What Color is Your Python async Library?

Since I've began to program, I've heard everywhere that synchronous, sequential programming is a way of the past. In a manycore future, we will need to write programs that execute in parallel. But aside from embarassingly parallel programs, this has always been considered to be too difficult to be worth it.

One of the first issues to deal with is that we often confuse parallelism, concurrency and multithreading. While concurrency enables parallelism, multithreading is only one way to attain concurrency. And programming with threads is very hard because of all the things that we must consider when using them.

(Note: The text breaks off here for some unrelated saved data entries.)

def thin128(x, weight, bias, res=None, iters=0, inplace=False):
    import torch

    lib = load_library()
    x = x.contiguous()
    rows = x.numel() // 128
    y = res if (inplace and res is not None) else torch.empty_like(x)
    ms = ctypes.c_float()
    w, b = _np(weight), _np(bias)
    _check(lib.pf_op_thin128(x.device.index, x.data_ptr(), rows, _hp(w), _hp(b), _dp(res), y.data_ptr(), iters, ctypes.byref(ms), _stream_ptr()), None, "pf_op_thin128")
    return (y, ms.value) if iters > 0 else y


def mit_mlp(x, fc1_w, fc1_b, ln_gamma, ln_beta, eps, dw_w, dw_b, fc2_w, fc2_b, iters=0):
    import torch

    lib = load_library()
    x = x.contiguous()
    B, Hs, Ws, C = x.shape
    y = torch.empty_like(x)
    ms = ctypes.c_float()
    a = [_np(v) for v in (fc1_w, fc1_b, ln_gamma, ln_beta, dw_w, dw_b, fc2_w, fc2_b)]
    _check(lib.pf_op_mit_mlp(x.device.index, x.data_ptr(), y.data_ptr(), B, Hs, Ws, C, _hp(a[0]), _hp(a[1]), _hp(a[2]), _hp(a[3]), float(eps), _hp(a[4]), _hp(a[5]), _hp(a[6]), _hp(a[7]),
                             iters, ctypes.byref(ms), _stream_ptr()), None, "pf_op_mit_mlp")
    return ms.value if iters > 0 else y


def cnx_mlp(d, y, w1, b1, ln_gamma, ln_beta, eps, w2, b2, layer_scale, iters=0):
    lib = load_library()
    d = d.contiguous()
    out = y.contiguous().clone()
    rows, C = d.shape
    ms = ctypes.c_float()
    a = [_np(v) for v in (w1, b1, ln_gamma, ln_beta, w2, b2, layer_scale)]
    _check(lib.pf_op_cnx_mlp(d.device.index, d.data_ptr(), out.data_ptr(), rows, C, _hp(a[0]), _hp(a[1]), _hp(a[2]), _hp(a[3]), float(eps), _hp(a[4]), _hp(a[5]), _hp(a[6]),
                             iters, ctypes.byref(ms), _stream_ptr()), None, "pf_op_cnx_mlp")
    return ms.value if iters > 0 else out


def layernorm(x, gamma, beta, eps, planes_out=False):
    import torch

    lib = load_library()
    x = x.contiguous()
    C = x.shape[-1]
    y = None if planes_out else torch.empty_like(x)
    yp = Planes(x.shape, x.device) if planes_out else None
    g, b = _np(gamma), _np(beta)
    _check(lib.pf_op_layernorm(x.device.index, x.data_ptr(), _hp(g), _hp(b), _dp(y), x.numel() // C, C, eps, *_pl(yp), _stream_ptr()), None, "pf_op_layernorm")
    return yp.merge() if planes_out else y


def dwconv3x3_gelu(x, weight, bias, planes_out=False, variant=None):
    import torch

    lib = load_library()
    x = x.contiguous()
    B, H, W, C = x.shape
    y = None if planes_out else torch.empty_like(x)
    yp = Planes(x.shape, x.device) if planes_out else None
    w, b = _np(weight), _np(bias)
    if variant is not None:
        _check(lib.pf_op_dwconv3x3_gelu_cfg(x.device.index, x.data_ptr(), _hp(w), _hp(b), _dp(y), B, H, W, C, *_pl(yp), int(variant), _stream_ptr()), None, "pf_op_dwconv3x3_gelu_cfg")
        return yp.merge() if planes_out else y
    _check(lib.pf_op_dwconv3x3_gelu(x.device.index, x.data_ptr(), _hp(w), _hp(b), _dp(y), B, H, W, C, *_pl(yp), _stream_ptr()), None, "pf_op_dwconv3x3_gelu")
    return yp.merge() if planes_out else y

What alternative models of concurrency do we have? While threads are general, there are other models that make different trade-offs. Indeed, most problems that need concurrency are IO-bound, not CPU-bound. When you're reading a file or making an HTTP request, your CPU stays idle most of the time. How can we take advantage of this?

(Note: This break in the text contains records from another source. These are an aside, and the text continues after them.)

# thu-ml/zhusuan

Measured on NVIDIA H100. Metric: leapfrog-steps*chains/sec, higher is better.
Workload: dtype f32

## Files before the change

zhusuan_b200/csrc/hmc_dense_res.cu:

```cuda
#include "hmc_dense_epilogue.cuh"

namespace {

struct ResEpi {
  const __half* __restrict__ hi_cur; const __half* __restrict__ lo_cur;
  __half* __restrict__ hi_nxt; __half* __restrict__ lo_nxt;
  const __half* __restrict__ hi_cur_s; const __half* __restrict__ lo_cur_s;
  __half* __restrict__ hi_nxt_s; __half* __restrict__ lo_nxt_s;
  const float* __restrict__ p_in; float* __restrict__ p_out;
  float* __restrict__ lp_part; float* __restrict__ k_part;
  int64_t chains; int D;
  float sq, inv_sq, acc_scale;
  float rescale;
};

template <int MODE, int NEXT, int DC, bool SPARE>
__device__ __forceinline__ void epilogue_planes(const ResEpi& a, uint32_t trow, int n, bool n_ok,
                                                int64_t c0, int64_t part_row, int lane, float s2,
                                                float eps_over_m_sq, float inv_m, float b_n,
                                                float mu_n, float& qmax) {
  constexpr int NCOL = BN;
  const uint32_t D = DC ? (uint32_t)DC : (uint32_t)a.D;
  const int64_t chains = a.chains;
  const bool warp_n_ok = __all_sync(0xffffffffu, n_ok);
  const bool fast_tile = warp_n_ok && (c0 + NCOL <= chains);
  const int64_t off_t = c0 * (int64_t)D + n;
  const float* __restrict__ pin0 = a.p_in + off_t;
  float* __restrict__ po0 = a.p_out + off_t;
  const unsigned short* __restrict__ hc0 =
      reinterpret_cast<const unsigned short*>(a.hi_cur) + off_t;
  const unsigned short* __restrict__ lc0 =
      reinterpret_cast<const unsigned short*>(a.lo_cur) + off_t;
  __half* __restrict__ hn0 = NEXT ? a.hi_nxt + off_t : nullptr;
  __half* __restrict__ ln0 = NEXT ? a.lo_nxt + off_t : nullptr;
  __half* __restrict__ hs0 = SPARE ? a.hi_nxt_s + off_t : nullptr;
  __half* __restrict__ ls0 = SPARE ? a.lo_nxt_s + off_t : nullptr;

  auto element = [&](float acc, float p, uint32_t hl, float& pn, float& lpv, float& kv,
                     float& Qn) {
    const float Q = __half2float(__ushort_as_half((unsigned short)(hl & 0xFFFFu))) +
                    __half2float(__ushort_as_half((unsigned short)(hl >> 16)));
    const float g = b_n - a.acc_scale * acc;
    pn = fmaf(s2, g, p);
    if (MODE >= 1) lpv = (Q * a.inv_sq - mu_n) * g;
    if (MODE >= 2) kv = pn * pn * inv_m;
    if (NEXT) Qn = fmaf(eps_over_m_sq, pn, Q);
  };

  if (fast_tile) {
    auto load = [&](float* pe, uint32_t* he, int c) {
      const size_t cb = (size_t)c * D;
#pragma unroll
      for (int j = 0; j < 16; ++j) {
        pe[j] = __ldcg(pin0 + cb + (uint32_t)j * D);
        const uint32_t h = __ldcg(hc0 + cb + (uint32_t)j * D);
        const uint32_t l = __ldcg(lc0 + cb + (uint32_t)j * D);
        he[j] = h | (l << 16);
      }
    };
    float ss_a = 0.f, ss_b = 0.f;
    auto compute = [&](const uint32_t* v, const float* pe, const uint32_t* he, int c, float& ss) {
      const size_t cb = (size_t)c * D;
      float lpv[MODE >= 1 ? 16 : 1], kv[MODE >= 2 ? 16 : 1];
#pragma unroll
      for (int j = 0; j < 16; j += 2) {
        float pn[2], lp1[2] = {0.f, 0.f}, k1[2] = {0.f, 0.f}, Qn[2] = {0.f, 0.f};
#pragma unroll
        for (int t = 0; t < 2; ++t) {
          element(__uint_as_float(v[j + t]), pe[j + t], he[j + t], pn[t], lp1[t], k1[t], Qn[t]);
          po0[cb + (uint32_t)(j + t) * D] = pn[t];
          if (MODE >= 1) lpv[j + t] = lp1[t];
          if (MODE >= 2) kv[j + t] = k1[t];
          if (NEXT && !SPARE) ss = fmaf(Qn[t], Qn[t], ss);
          if (SPARE) qmax = fmaxf(qmax, fabsf(Qn[t]));
        }
        if (NEXT) {
          const __half2 h2 = __floats2half2_rn(Qn[0], Qn[1]);
          const float2 hf = __half22float2(h2);
          const __half2 l2 = __floats2half2_rn(Qn[0] - hf.x, Qn[1] - hf.y);
          hn0[cb + (uint32_t)j * D] = __low2half(h2);
          hn0[cb + (uint32_t)(j + 1) * D] = __high2half(h2);
          ln0[cb + (uint32_t)j * D] = __low2half(l2);
          ln0[cb + (uint32_t)(j + 1) * D] = __high2half(l2);
        }
        if (SPARE) {
          const float x0 = Qn[0] * a.rescale, x1 = Qn[1] * a.rescale;
          const __half2 h2 = __floats2half2_rn(x0, x1);
          const float2 hf = __half22float2(h2);
          const __half2 l2 = __floats2half2_rn(x0 - hf.x, x1 - hf.y);
          hs0[cb + (uint32_t)j * D] = __low2half(h2);
          hs0[cb + (uint32_t)(j + 1) * D] = __high2half(h2);
          ls0[cb + (uint32_t)j * D] = __low2half(l2);
          ls0[cb + (uint32_t)(j + 1) * D] = __high2half(l2);
        }
      }
      if (MODE >= 1) {
        const float sum = warp_transpose_sum16(lpv, lane);
        if (lane < 16) a.lp_part[part_row + c0 + c + lane] = sum;
      }
      if (MODE >= 2) {
        const float sum = warp_transpose_sum16(kv, lane);
        if (lane < 16) a.k_part[part_row + c0 + c + lane] = sum;
      }
    };
    float pa[16], pb[16];
    uint32_t ha[16], hb[16], va[16], vb[16];
    load(pa, ha, 0);
#pragma unroll 1
    for (int c = 0; c < NCOL; c += 32) {
      load(pb, hb, c + 16);
      acc_ld16(trow + 4u * (uint32_t)c, va);
      compute(va, pa, ha, c, ss_a);
      if (c + 32 < NCOL) load(pa, ha, c + 32);
      acc_ld16(trow + 4u * (uint32_t)(c + 16), vb);
      compute(vb, pb, hb, c + 16, ss_b);
    }
    if (NEXT && !SPARE) {
      const float norm = sqrtf(ss_a + ss_b) * (1.f + 0x1p-10f);
      qmax = fmaxf(qmax, norm == norm ? norm : INFINITY);
    }
  } else {
#pragma unroll 1
    for (int c = 0; c < NCOL; c += 16) {
      uint32_t v[16];
      acc_ld16(trow + 4u * (uint32_t)c, v);
      const int64_t cbase = c0 + c;
      if (cbase < chains) {
        const size_t cb = (size_t)c * D;
        float lpv[MODE >= 1 ? 16 : 1], kv[MODE >= 2 ? 16 : 1];
#pragma unroll
        for (int j = 0; j < 16; ++j) {
          const bool ok = n_ok && cbase + j < chains;
          float p = 0.f;
          uint32_t hl = 0u;
          if (ok) {
            p = __ldcg(pin0 + cb + (uint32_t)j * D);
            hl = (uint32_t)__ldcg(hc0 + cb + (uint32_t)j * D) |
                 ((uint32_t)__ldcg(lc0 + cb + (uint32_t)j * D) << 16);
          }
          float pn, lp1 = 0.f, k1 = 0.f, Qn = 0.f;
          element(__uint_as_float(v[j]), p, hl, pn, lp1, k1, Qn);
          const __half hh = __float2half_rn(Qn);
          const __half ll = __float2half_rn(Qn - __half2float(hh));
          if (NEXT && ok) qmax = fmaxf(qmax, fabsf(Qn));
          if (MODE >= 1) lpv[j] = ok ? lp1 : 0.f;
          if (MODE >= 2) kv[j] = ok ? k1 : 0.f;
          if (ok) {
            po0[cb + (uint32_t)j * D] = pn;
            if (NEXT) {
              hn0[cb + (uint32_t)j * D] = hh;
              ln0[cb + (uint32_t)j * D] = ll;
            }
            if (SPARE) {
              const float x = Qn * a.rescale;
              const __half hs = __float2half_rn(x);
              hs0[cb + (uint32_t)j * D] = hs;
              ls0[cb + (uint32_t)j * D] = __float2half_rn(x - __half2float(hs));
            }
          }
        }
        if (MODE >= 1) {
          const float sum = warp_transpose_sum16(lpv, lane);
          if (lane < 16 && cbase + lane < chains) a.lp_part[part_row + cbase + lane] = sum;
        }
        if (MODE >= 2) {
          const float sum = warp_transpose_sum16(kv, lane);
          if (lane < 16 && cbase + lane < chains) a.k_part[part_row + cbase + lane] = sum;
        }
      }
    }
  }
}
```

The answer is asynchronous I/O. During that HTTP request, your program can continue doing something else. While the idea is old, it gained popularity recently. node.js, released in 2009, made this idea very popular. But it also made it easy to enter callback hell. In 2012, C# 5.0 introduced async/await to the world. It was a great step forward that was adopted in Python and JavaScript. async/await, in some sense, is just a way to let the compiler write the callbacks itself. (Read about continuation-passing style if you would like to learn more about this.) But it does makes writing asynchronous I/O much more approachable, and I would not consider writing asynchronous code without that feature.

Asynchronous I/O has attracted a lot of praise and criticism. One obvious "problem" is that we do not actually use more CPU cores, we're just using one more efficiently. Anyway, the best criticism came from Bob Nystrom who wrote a very influential post named What Color is Your Function? in which he explains that asynchronous programming forces us to divide the world in two. For every synchronous library that does I/O you now need an asynchronous library too. This happens in the node.js standard library, but also in the Python world where the community reimplements many libraries using asyncio, for example as part of the aio-libs project.

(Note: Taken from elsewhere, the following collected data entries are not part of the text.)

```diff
@@ -649,7 +661,7 @@
     if (kStored) {
         if (r0 < r_mid && r0 * kSB + threadIdx.x < n_s) {
             const uint32_t i0 = r0 * kSB + threadIdx.x;
-            pf_d = ld_f4<2>(&S.dA[i0]); pf_sidx = ld_w<2>(&S.sidx[i0]); pf_L = ld_f4<2>(&S.L_pdf[i0]); pf_h = ld_f4<1>(&b.hit[i0]);
+            pf_d = ld_f4<2>(&S.dA[i0]); pf_sp = ld_w<2>(&S.sidx_pdf[i0]); pf_h = ld_f4<1>(&b.hit[i0]);
         }
         for (uint32_t r = r0; r < r_mid; ++r) round(std::false_type(), r, r_mid);
     }
@@ -689,7 +701,10 @@
                     fl = state_flags(dA);
                     if (fl & (F_HAS_A | F_HAS_B)) {
                         have = true;
-                        sidx = S.sidx[i]; dB = S.dB[i]; T = S.T_eta[i]; L = S.L_pdf[i];
+                        const unsigned long long sp = S.sidx_pdf[i];
+                        sidx = sidx_of(sp); dB = S.dB[i]; T = S.T_eta[i];
+                        const P3 L3 = b.samp_L[sidx];
+                        L.x = L3.x; L.y = L3.y; L.z = L3.z; L.w = pdf_mat_of(sp);
                         const P3 o3 = S.o[i], l3 = S.Ld[i];
                         o.x = o3.x; o.y = o3.y; o.z = o3.z; o.w = kStoredMint; Ld.x = l3.x; Ld.y = l3.y; Ld.z = l3.z; Ld.w = 0.0f;
                         dA.w = kInf;
@@ -747,8 +762,8 @@
     const WfState S = b.st[cur];
     const uint32_t n = b.ctr[C_N + cur];
     for (uint32_t i = blockIdx.x * kB + threadIdx.x; i < n; i += gridDim.x * kB) {
-        D.o[i] = S.o[i]; D.dA[i] = S.dA[i]; D.dB[i] = S.dB[i]; D.T_eta[i] = S.T_eta[i]; D.L_pdf[i] = S.L_pdf[i]; D.Ld[i] = S.Ld[i];
-        D.sidx[i] = S.sidx[i]; D.rng[i] = S.rng[i];
+        D.o[i] = S.o[i]; D.dA[i] = S.dA[i]; D.dB[i] = S.dB[i]; D.T_eta[i] = S.T_eta[i]; D.Ld[i] = S.Ld[i];
+        D.sidx_pdf[i] = S.sidx_pdf[i]; D.rng[i] = S.rng[i];
     }
     if (blockIdx.x == 0 && threadIdx.x == 0) { d_ctr[C_N] = n; d_ctr[C_TAIL_HEAD] = 0u; }
 }
@@ -792,7 +807,8 @@
     return std::string();
 }
 
-constexpr size_t kStateBytesPerRecord = 2 * (4 * sizeof(f4) + 2 * sizeof(P3) + sizeof(uint32_t) + sizeof(unsigned long long)) + sizeof(f4);
+constexpr size_t kStateBytesPerRecord = 2 * (3 * sizeof(f4) + 2 * sizeof(P3) + 2 * sizeof(unsigned long long)) + sizeof(f4);
+static_assert(kStateBytesPerRecord == 2 * 88 + 16, "wf_records.h: 88 B per record and copy");
 
 std::string ensure_pool(Pool &pool, size_t records) {
     if (pool.capacity >= records) return std::string();
@@ -802,8 +818,8 @@
 #define A(field, count) if (!(e = pool_alloc(pool, &b.field, (count))).empty()) { pool.release(); return e; }
     for (int k = 0; k < 2; ++k) {
         A(st[k].o, records); A(st[k].dA, records); A(st[k].dB, records);
-        A(st[k].T_eta, records); A(st[k].L_pdf, records); A(st[k].Ld, records);
-        A(st[k].sidx, records); A(st[k].rng, records);
+        A(st[k].T_eta, records); A(st[k].Ld, records);
+        A(st[k].sidx_pdf, records); A(st[k].rng, records);
     }
     A(hit, records);
     A(ctr, (size_t) 2 * C_COUNT); A(stats, (size_t) 2 * S_COUNT);
@@ -930,7 +946,7 @@
     if (t.capacity < records) {
         t.release();
 #define A(field, T) { void *q = nullptr; WF_TRY(hipMalloc(&q, records * sizeof(T))); t.allocs.push_back(q); t.st.field = reinterpret_cast<T *>(q); }
-        A(o, P3) A(dA, f4) A(dB, f4) A(T_eta, f4) A(L_pdf, f4) A(Ld, P3) A(sidx, uint32_t) A(rng, unsigned long long)
+        A(o, P3) A(dA, f4) A(dB, f4) A(T_eta, f4) A(Ld, P3) A(sidx_pdf, unsigned long long) A(rng, unsigned long long)
 #undef A
         { void *q = nullptr; WF_TRY(hipMalloc(&q, C_COUNT * sizeof(uint32_t))); t.allocs.push_back(q); t.ctr = reinterpret_cast<uint32_t *>(q); }
         t.capacity = records;
@@ -1033,8 +1049,8 @@
     WfBuf v = b;
     for (int c = 0; c < 2; ++c) {
         WfState &t = v.st[c];
-        t.o += off; t.dA += off; t.dB += off; t.T_eta += off; t.L_pdf += off; t.Ld += off;
-        t.sidx += off; t.rng += off;
+        t.o += off; t.dA += off; t.dB += off; t.T_eta += off; t.Ld += off;
+        t.sidx_pdf += off; t.rng += off;
     }
     v.hit += off;
     v.ctr += (size_t) k * C_COUNT; v.stats += (size_t) k * S_COUNT;
```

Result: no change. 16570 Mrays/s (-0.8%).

If the cost is so great, why continue to write asynchronous code? Throughput is not the (only) answer. After all, carefully written threaded code can also handle more than 10K concurrent connections, despite what some proponents of asynchronous I/O say. However, asynchronous programming makes it much easier to reason about concurrency for large programs with lots of users while still writing fast code. And this is a huge deal.

The many worlds

However, in Python, the situation is even worse than the theoretical two worlds. We have way more than two worlds.

First, there's synchronous code. The requests library was written with only synchronous support in mind, and there's a lot of work needed before async can happen. Among other things, Python 2 support has to be dropped, and it won't happen before a few years. It is possible to use a threadpool to simulate synchronous code in a asynchronous way, but it's only a measure of last resort.

Second, there's callback-based asynchronous programming. This style was made popular with node.js before promises started to gain traction. In Python, that's mostly Twisted, but also the callback-based part of asyncio, the standard library module. The two are mostly compatible, and in fact a project named txaio allows to write code that's compatibly between the two. Twisted is not going anywhere, mostly because it includes a lot of stuff that does not exist elsewhere yet. The main issue with the callback approach is that while it's an improvement over using threads, the code can very easily end up as spaghetti code that is very hard to follow.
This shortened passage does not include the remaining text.